Although defendants assert that the claimed soft tissue injury was not caused by the accident, but was instead solely degenerative in etiology, plaintiff's treating physician asserted, to the contrary, that "notwithstanding any prior degeneration, Ms. Seck was asymptomatic. Thus the collision was a competent producing cause of her symptoms and impairments." A question of fact exists as to causation, and any questions about the credibility of the conflicting doctors' opinions are for the jury to resolve [FN1] (Perl v Meher, 18 NY3d 208 [2011]).
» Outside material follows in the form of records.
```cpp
template <int LPG>
__global__ void __launch_bounds__(256) __attribute__((amdgpu_waves_per_eu(3, 8))) preprocess_bwd_dense_kernel(
    ViewTab tab, LOff L, Common cm, const float* __restrict__ means3D, const float* __restrict__ shs,
    const float* __restrict__ colors_precomp, const float* __restrict__ scales, const float* __restrict__ rotations,
    const float* __restrict__ cov3D_precomp, float* __restrict__ dshs, float* __restrict__ dcov3D, int accumulate) {
  const int v = blockIdx.y;
  const char* saved = tab.saved[v];
  const int V = (int)((const SavedHeader*)(saved + L.o_hdr))->num_visible;
  constexpr int kPerBlock = 256 / LPG;
  if ((int)(blockIdx.x * kPerBlock) >= V) return;
  const int t = blockIdx.x * kPerBlock + (int)threadIdx.x / LPG;
  const bool have = t < V;
  const int i = have ? (int)((const uint32_t*)(saved + L.o_vis_list))[t] : 0;
  uint4 q3 = make_uint4(0u, 0u, 0u, 0u);
  float4 g0 = make_float4(0.f, 0.f, 0.f, 0.f), g1 = g0;
  if (have) {
    const float4* rec = (const float4*)(grec_of(saved, L) + i);
    g0 = rec[0]; g1 = rec[1]; q3 = ((const uint4*)rec)[3];
  }
  const uint32_t my_r01 = __float_as_uint(g0.z), my_r23 = __float_as_uint(g0.w);
  const bool tested = have && footprint_worthwhile((int)(my_r23 & 0xffffu) - (int)(my_r01 & 0xffffu), (int)(my_r23 >> 16) - (int)(my_r01 >> 16));
  const Footprint foot = tested ? make_footprint(g0.x, g0.y, g1.x, g1.y, g1.z, g1.w, 0.006f)
                                : Footprint{0.f, 0.f, 0.f, 0.f, 0.f, 0.f, 0.f, -1.f};
  auto slot_unwritten = [](const Footprint& f, uint32_t r01, uint32_t r23, uint32_t k) -> bool {
    if (!(f.thr >= 0.f)) return false;
    const int x0 = (int)(r01 & 0xffffu), y0 = (int)(r01 >> 16), w = (int)(r23 & 0xffffu) - x0;
    int q = (int)(((float)k + 0.5f) * __builtin_amdgcn_rcpf((float)w));
    int rem = (int)k - q * w;
    if (rem < 0) { --q; rem += w; }
    if (rem >= w) { ++q; rem -= w; }
    return footprint_qmin(f, x0 + rem, y0 + q) > f.thr;
  };
  constexpr uint32_t kLongRun = 96u;
  float gsum[10];
  {
    const float4* __restrict__ partials = (const float4*)(tab.scratch[v] + L.o_partials);
    const int lane = threadIdx.x & 63, grp = lane >> 3, sub = lane & 7;
    const uint32_t my_off = have ? abs_offset(saved, L, (uint32_t)i, q3.y) : 0u, my_cnt = have ? q3.x : 0u;
#pragma unroll
    for (int j = 0; j < 10; ++j) gsum[j] = 0.f;
    const int longest = __builtin_amdgcn_readfirstlane(wave_max_i32((int)my_cnt));
    constexpr uint32_t kLongRunQuad = 192u;
    if constexpr (LPG == 4) {
      const uint32_t q = (uint32_t)lane & 3u;
      const uint32_t c = my_cnt > kLongRunQuad ? 0u : my_cnt;
      for (uint32_t k0 = q; k0 < c; k0 += 12u) {
        float4 ld[9];
#pragma unroll
        for (int u = 0; u < 3; ++u) {
          const uint32_t k = k0 + 4u * (uint32_t)u;
          const uint64_t e = (uint64_t)my_off + k;
          const bool in = k < c && (int64_t)e < L.cap && !slot_unwritten(foot, my_r01, my_r23, k);
#pragma unroll
          for (int w = 0; w < 3; ++w) ld[3 * u + w] = in ? partials[e * 3 + w] : make_float4(0.f, 0.f, 0.f, 0.f);
        }
#pragma unroll
        for (int u = 0; u < 3; ++u) {
          const float4 p0 = ld[3 * u], p1 = ld[3 * u + 1], p2 = ld[3 * u + 2];
          gsum[0] += p0.x; gsum[1] += p0.y; gsum[2] += p0.z; gsum[3] += p0.w; gsum[4] += p1.x;
          gsum[5] += p1.y; gsum[6] += p1.z; gsum[7] += p1.w; gsum[8] += p2.x; gsum[9] += p2.y;
        }
      }
#pragma unroll
      for (int off = 1; off < 4; off <<= 1)
#pragma unroll
        for (int j = 0; j < 10; ++j) gsum[j] += __shfl_xor(gsum[j], off);
    } else if (longest <= 6) {
      for (uint32_t k0 = 0; k0 < my_cnt; k0 += 3u) {
        float4 ld[9];
#pragma unroll
        for (int u = 0; u < 3; ++u) {
          const uint64_t e = (uint64_t)my_off + k0 + (uint32_t)u;
          const bool in = k0 + (uint32_t)u < my_cnt && (int64_t)e < L.cap && !slot_unwritten(foot, my_r01, my_r23, k0 + (uint32_t)u);
#pragma unroll
          for (int w = 0; w < 3; ++w) ld[3 * u + w] = in ? partials[e * 3 + w] : make_float4(0.f, 0.f, 0.f, 0.f);
        }
#pragma unroll
        for (int u = 0; u < 3; ++u) {
          const float4 p0 = ld[3 * u], p1 = ld[3 * u + 1], p2 = ld[3 * u + 2];
          gsum[0] += p0.x; gsum[1] += p0.y; gsum[2] += p0.z; gsum[3] += p0.w; gsum[4] += p1.x;
          gsum[5] += p1.y; gsum[6] += p1.z; gsum[7] += p1.w; gsum[8] += p2.x; gsum[9] += p2.y;
        }
      }
    } else
#pragma unroll 1
    for (int r = 0; r < (LPG == 1 ? 8 : 0); ++r) {
      const int src = r * 8 + grp;
      const uint32_t o = (uint32_t)__shfl((int)my_off, src), c_all = (uint32_t)__shfl((int)my_cnt, src);
      const uint32_t c = c_all > kLongRun ? 0u : c_all;
      const uint32_t s01 = (uint32_t)__shfl((int)my_r01, src), s23 = (uint32_t)__shfl((int)my_r23, src);
      const Footprint sf{__shfl(foot.px, src), __shfl(foot.py, src), __shfl(foot.A, src), __shfl(foot.B, src),
                         __shfl(foot.C, src), __shfl(foot.invA, src), __shfl(foot.invC, src), __shfl(foot.thr, src)};
      float part[10];
#pragma unroll
      for (int j = 0; j < 10; ++j) part[j] = 0.f;
      for (uint32_t k0 = (uint32_t)sub; k0 < c; k0 += 24u) {
        float4 ld[9];
#pragma unroll
        for (int u = 0; u < 3; ++u) {
          const uint32_t k = k0 + 8u * (uint32_t)u;
          const uint64_t e = (uint64_t)o + k;
          const bool in = k < c && (int64_t)e < L.cap && !slot_unwritten(sf, s01, s23, k);
#pragma unroll
          for (int w = 0; w < 3; ++w) ld[3 * u + w] = in ? partials[e * 3 + w] : make_float4(0.f, 0.f, 0.f, 0.f);
        }
#pragma unroll
        for (int u = 0; u < 3; ++u) {
          const float4 p0 = ld[3 * u], p1 = ld[3 * u + 1], p2 = ld[3 * u + 2];
          part[0] += p0.x; part[1] += p0.y; part[2] += p0.z; part[3] += p0.w; part[4] += p1.x;
          part[5] += p1.y; part[6] += p1.z; part[7] += p1.w; part[8] += p2.x; part[9] += p2.y;
        }
      }
#pragma unroll
      for (int off = 1; off < 8; off <<= 1)
#pragma unroll
        for (int j = 0; j < 10; ++j) part[j] += __shfl_xor(part[j], off);
#pragma unroll
      for (int j = 0; j < 10; ++j) {
        const float got = __shfl(part[j], sub * 8);
        if (grp == r) gsum[j] = got;
      }
    }
    constexpr uint32_t kWholeWave = LPG == 4 ? kLongRunQuad : kLongRun;
    if (longest > (int)kWholeWave) {
      unsigned long long lm = __ballot(my_cnt > kWholeWave && (LPG == 1 || (lane & (LPG - 1)) == 0));
      while (lm != 0ull) {
        const int src = __builtin_amdgcn_readfirstlane(__ffsll((long long)lm) - 1);
        lm &= lm - 1ull;
        const uint32_t o = (uint32_t)__shfl((int)my_off, src), c = (uint32_t)__shfl((int)my_cnt, src);
        const uint32_t s01 = (uint32_t)__shfl((int)my_r01, src), s23 = (uint32_t)__shfl((int)my_r23, src);
        const Footprint sf{__shfl(foot.px, src), __shfl(foot.py, src), __shfl(foot.A, src), __shfl(foot.B, src),
                           __shfl(foot.C, src), __shfl(foot.invA, src), __shfl(foot.invC, src), __shfl(foot.thr, src)};
        float part[10];
#pragma unroll
        for (int j = 0; j < 10; ++j) part[j] = 0.f;
        for (uint32_t k0 = (uint32_t)lane; k0 < c; k0 += 192u) {
          float4 ld[9];
#pragma unroll
          for (int u = 0; u < 3; ++u) {
            const uint32_t k = k0 + 64u * (uint32_t)u;
            const uint64_t e = (uint64_t)o + k;
            const bool in = k < c && (int64_t)e < L.cap && !slot_unwritten(sf, s01, s23, k);
#pragma unroll
            for (int w = 0; w < 3; ++w) ld[3 * u + w] = in ? partials[e * 3 + w] : make_float4(0.f, 0.f, 0.f, 0.f);
          }
#pragma unroll
          for (int u = 0; u < 3; ++u) {
            const float4 p0 = ld[3 * u], p1 = ld[3 * u + 1], p2 = ld[3 * u + 2];
            part[0] += p0.x; part[1] += p0.y; part[2] += p0.z; part[3] += p0.w; part[4] += p1.x;
            part[5] += p1.y; part[6] += p1.z; part[7] += p1.w; part[8] += p2.x; part[9] += p2.y;
          }
        }
#pragma unroll
        for (int off = 1; off < 64; off <<= 1)
#pragma unroll
          for (int j = 0; j < 10; ++j) part[j] += __shfl_xor(part[j], off);
        if ((lane & ~(LPG - 1)) == src)
#pragma unroll
          for (int j = 0; j < 10; ++j) gsum[j] = part[j];
      }
    }
  }
  if (!have || (LPG > 1 && (threadIdx.x & (LPG - 1)) != 0)) return;
  {
    const float G0 = gsum[0], G1 = gsum[1], Gxx = gsum[2], Gxy = gsum[3], Go = gsum[4], Gr = gsum[5], Gg = gsum[6], Gb = gsum[7],
                Gyy = gsum[8], Gd = gsum[9];
    gsum[0] = (-(g1.x * G0) - g1.y * G1) * (0.5f * (float)L.W);
    gsum[1] = (-(g1.z * G1) - g1.y * G0) * (0.5f * (float)L.H);
    gsum[2] = -0.5f * Gxx;
    gsum[3] = -Gxy;
    gsum[4] = -0.5f * Gyy;
    gsum[5] = Go; gsum[6] = Gr; gsum[7] = Gg; gsum[8] = Gb; gsum[9] = Gd;
  }
  float tau[6] = {0.f, 0.f, 0.f, 0.f, 0.f, 0.f};
  GaussGrad acc;
#pragma unroll
  for (int j = 0; j < 3; ++j) { acc.p[j] = 0.f; acc.s[j] = 0.f; acc.rgb_or_sh0[j] = 0.f; }
#pragma unroll
  for (int j = 0; j < 4; ++j) acc.q[j] = 0.f;
#pragma unroll
  for (int j = 0; j < 6; ++j) acc.S6[j] = 0.f;
  acc.op = 0.f; acc.m2[0] = 0.f; acc.m2[1] = 0.f;
  preprocess_bwd_one_view(i, L.H, L.W, cm.deg, cm.M, cm.tanfovx, cm.tanfovy, cm.mod, tab.viewmatrix[v], tab.projmatrix[v],
                          tab.projraw[v], tab.campos[v], means3D, shs, colors_precomp, scales, rotations, cov3D_precomp,
                          gsum, q3.w, dshs, accumulate, acc, tau, cm.upstream_pose_jac);
  float4* rec = (float4*)(tab.scratch[v] + L.o_gradrec) + (size_t)i * 4;
  rec[0] = make_float4(acc.p[0], acc.p[1], acc.p[2], acc.rgb_or_sh0[0]);
  rec[1] = make_float4(acc.rgb_or_sh0[1], acc.rgb_or_sh0[2], acc.op, acc.s[0]);
  rec[2] = make_float4(acc.s[1], acc.s[2], acc.q[0], acc.q[1]);
  rec[3] = make_float4(acc.q[2], acc.q[3], acc.m2[0], acc.m2[1]);
  if (float* m2 = tab.dL_dmeans2D[v]) {
    if (((const SavedHeader*)(saved + L.o_hdr))->overflow == 0u) {
      m2[3 * (size_t)i] = acc.m2[0];
      m2[3 * (size_t)i + 1] = acc.m2[1];
    }
  }
  if (dcov3D) {
#pragma unroll
    for (int j = 0; j < 6; ++j) { if (accumulate) dcov3D[6 * i + j] += acc.S6[j]; else dcov3D[6 * i + j] = acc.S6[j]; }
  }
  if (tab.dL_dtau[v]) {
    float* tr = (float*)(tab.scratch[v] + L.o_taurec) + (size_t)t * 6;
#pragma unroll
    for (int j = 0; j < 6; ++j) tr[j] = tau[j];
  }
}

__global__ void __launch_bounds__(256) grad_gather_kernel(
    ViewTab tab, int nviews, LOff L, int deg, int M, int has_colors, float* __restrict__ dmeans3D,
    float* __restrict__ dmeans2D, float* __restrict__ dopac, float* __restrict__ dshs, float* __restrict__ dcolors,
    float* __restrict__ dscales, float* __restrict__ drots, float* __restrict__ dcov3D, int accumulate,
    float* __restrict__ stat_accum, float* __restrict__ stat_denom, float* __restrict__ stat_maxr) {
  __shared__ float red[4][6];
  const int i = blockIdx.x * blockDim.x + threadIdx.x;
  const bool in_range = i < L.N;
  float a[14];
#pragma unroll
  for (int k = 0; k < 14; ++k) a[k] = 0.f;
  float m2x = 0.f, m2y = 0.f, st_norm = 0.f, st_cnt = 0.f, st_maxr = 0.f;
  bool any = false;
  for (int v = 0; v < nviews; ++v) {
    const bool truncated = ((const SavedHeader*)tab.saved[v])->overflow != 0u;
    const int r = in_range && !truncated ? tab.radii[v][i] : 0;
    uint32_t pos = 0;
    if (r > 0) {
      any = true;
      if (tab.dL_dtau[v]) pos = grec_of(tab.saved[v], L)[i].vis_pos;
      const float4* rec = (const float4*)(tab.scratch[v] + L.o_gradrec) + (size_t)i * 4;
      float4 r0 = rec[0], r1 = rec[1], r2 = rec[2], r3 = rec[3];
      a[0] += r0.x; a[1] += r0.y; a[2] += r0.z; a[3] += r0.w; a[4] += r1.x; a[5] += r1.y; a[6] += r1.z; a[7] += r1.w;
      a[8] += r2.x; a[9] += r2.y; a[10] += r2.z; a[11] += r2.w; a[12] += r3.x; a[13] += r3.y;
      m2x += r3.z; m2y += r3.w;
      st_norm += sqrtf(r3.z * r3.z + r3.w * r3.w);
      st_cnt += 1.f;
      st_maxr = fmaxf(st_maxr, (float)r);
    }
    if (tab.dL_dtau[v]) {
      const float* tr = (const float*)(tab.scratch[v] + L.o_taurec) + (size_t)pos * 6;
      int lane = threadIdx.x & 63, wv = threadIdx.x >> 6;
#pragma unroll
      for (int k = 0; k < 6; ++k) {
        float s = wave_sum(r > 0 ? tr[k] : 0.f);
        if (lane == 0) red[wv][k] = s;
      }
      __syncthreads();
      if (threadIdx.x < 6) {
        int k = threadIdx.x;
        ((float*)(tab.scratch[v] + L.o_tau_part))[(size_t)blockIdx.x * 6 + k] = ((red[0][k] + red[1][k]) + red[2][k]) + red[3][k];
      }
      __syncthreads();
    }
  }
  if (!in_range) return;
  float* sh0 = has_colors ? dcolors : dshs;
  const size_t sh_stride = has_colors ? 3 : (size_t)M * 3;
  if (accumulate) {
    if (!any) return;
    if (dmeans3D) { dmeans3D[3 * i] += a[0]; dmeans3D[3 * i + 1] += a[1]; dmeans3D[3 * i + 2] += a[2]; }
    if (sh0 && (has_colors || deg == 0)) { sh0[i * sh_stride] += a[3]; sh0[i * sh_stride + 1] += a[4]; sh0[i * sh_stride + 2] += a[5]; }
    if (dopac) dopac[i] += a[6];
    if (dscales) { dscales[3 * i] += a[7]; dscales[3 * i + 1] += a[8]; dscales[3 * i + 2] += a[9]; }
// ... 80 lines not shown
```

Before: 61.72.

## Compact per-view gradient records by visible rank and use nontemporal streaming accesses

```diff
diff --git a/splat_slam_amd/csrc/sgr_aux.hip b/splat_slam_amd/csrc/sgr_aux.hip
--- a/splat_slam_amd/csrc/sgr_aux.hip
+++ b/splat_slam_amd/csrc/sgr_aux.hip
@@ -202,6 +202,13 @@
   return MODE == 1 ? g + gathered : g;
 }
 
+#ifndef SGR_STREAM_ACT
+#define SGR_STREAM_ACT 0
+#endif
+__device__ __forceinline__ void act_st1(float* p, float v) { if (SGR_STREAM_ACT) st1_stream(p, v); else *p = v; }
+__device__ __forceinline__ void act_st3(float* p, F3 v) { if (SGR_STREAM_ACT) st3_stream(p, v); else st3(p, v); }
+__device__ __forceinline__ void act_st4(float* p, float4 v) { if (SGR_STREAM_ACT) st4_stream(p, v); else *(float4*)p = v; }
+
 template <int MODE>
 __device__ __forceinline__ void gaussian_adam_one(int64_t i, const AdamGroups& G, const AdamConst& c, float iso_coef,
                                                   const float* e , float* __restrict__ s_out,
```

However, plaintiff's claim under the 90/180-day prong of § 5102(d) fails as a matter of law because, according to plaintiff's own deposition testimony and the report of her treating osteopath, she returned to work part-time four days after the accident.

THIS CONSTITUTES THE DECISION AND ORDER
OF THE SUPREME COURT, APPELLATE DIVISION, FIRST DEPARTMENT.

ENTERED: FEBRUARY 21, 2012

CLERK Footnotes

Footnote 1: We decline to find a triable issue of fact arising out of the nominal differences ascribed by the defendant's medical experts to what is, nevertheless, a normal range of motion.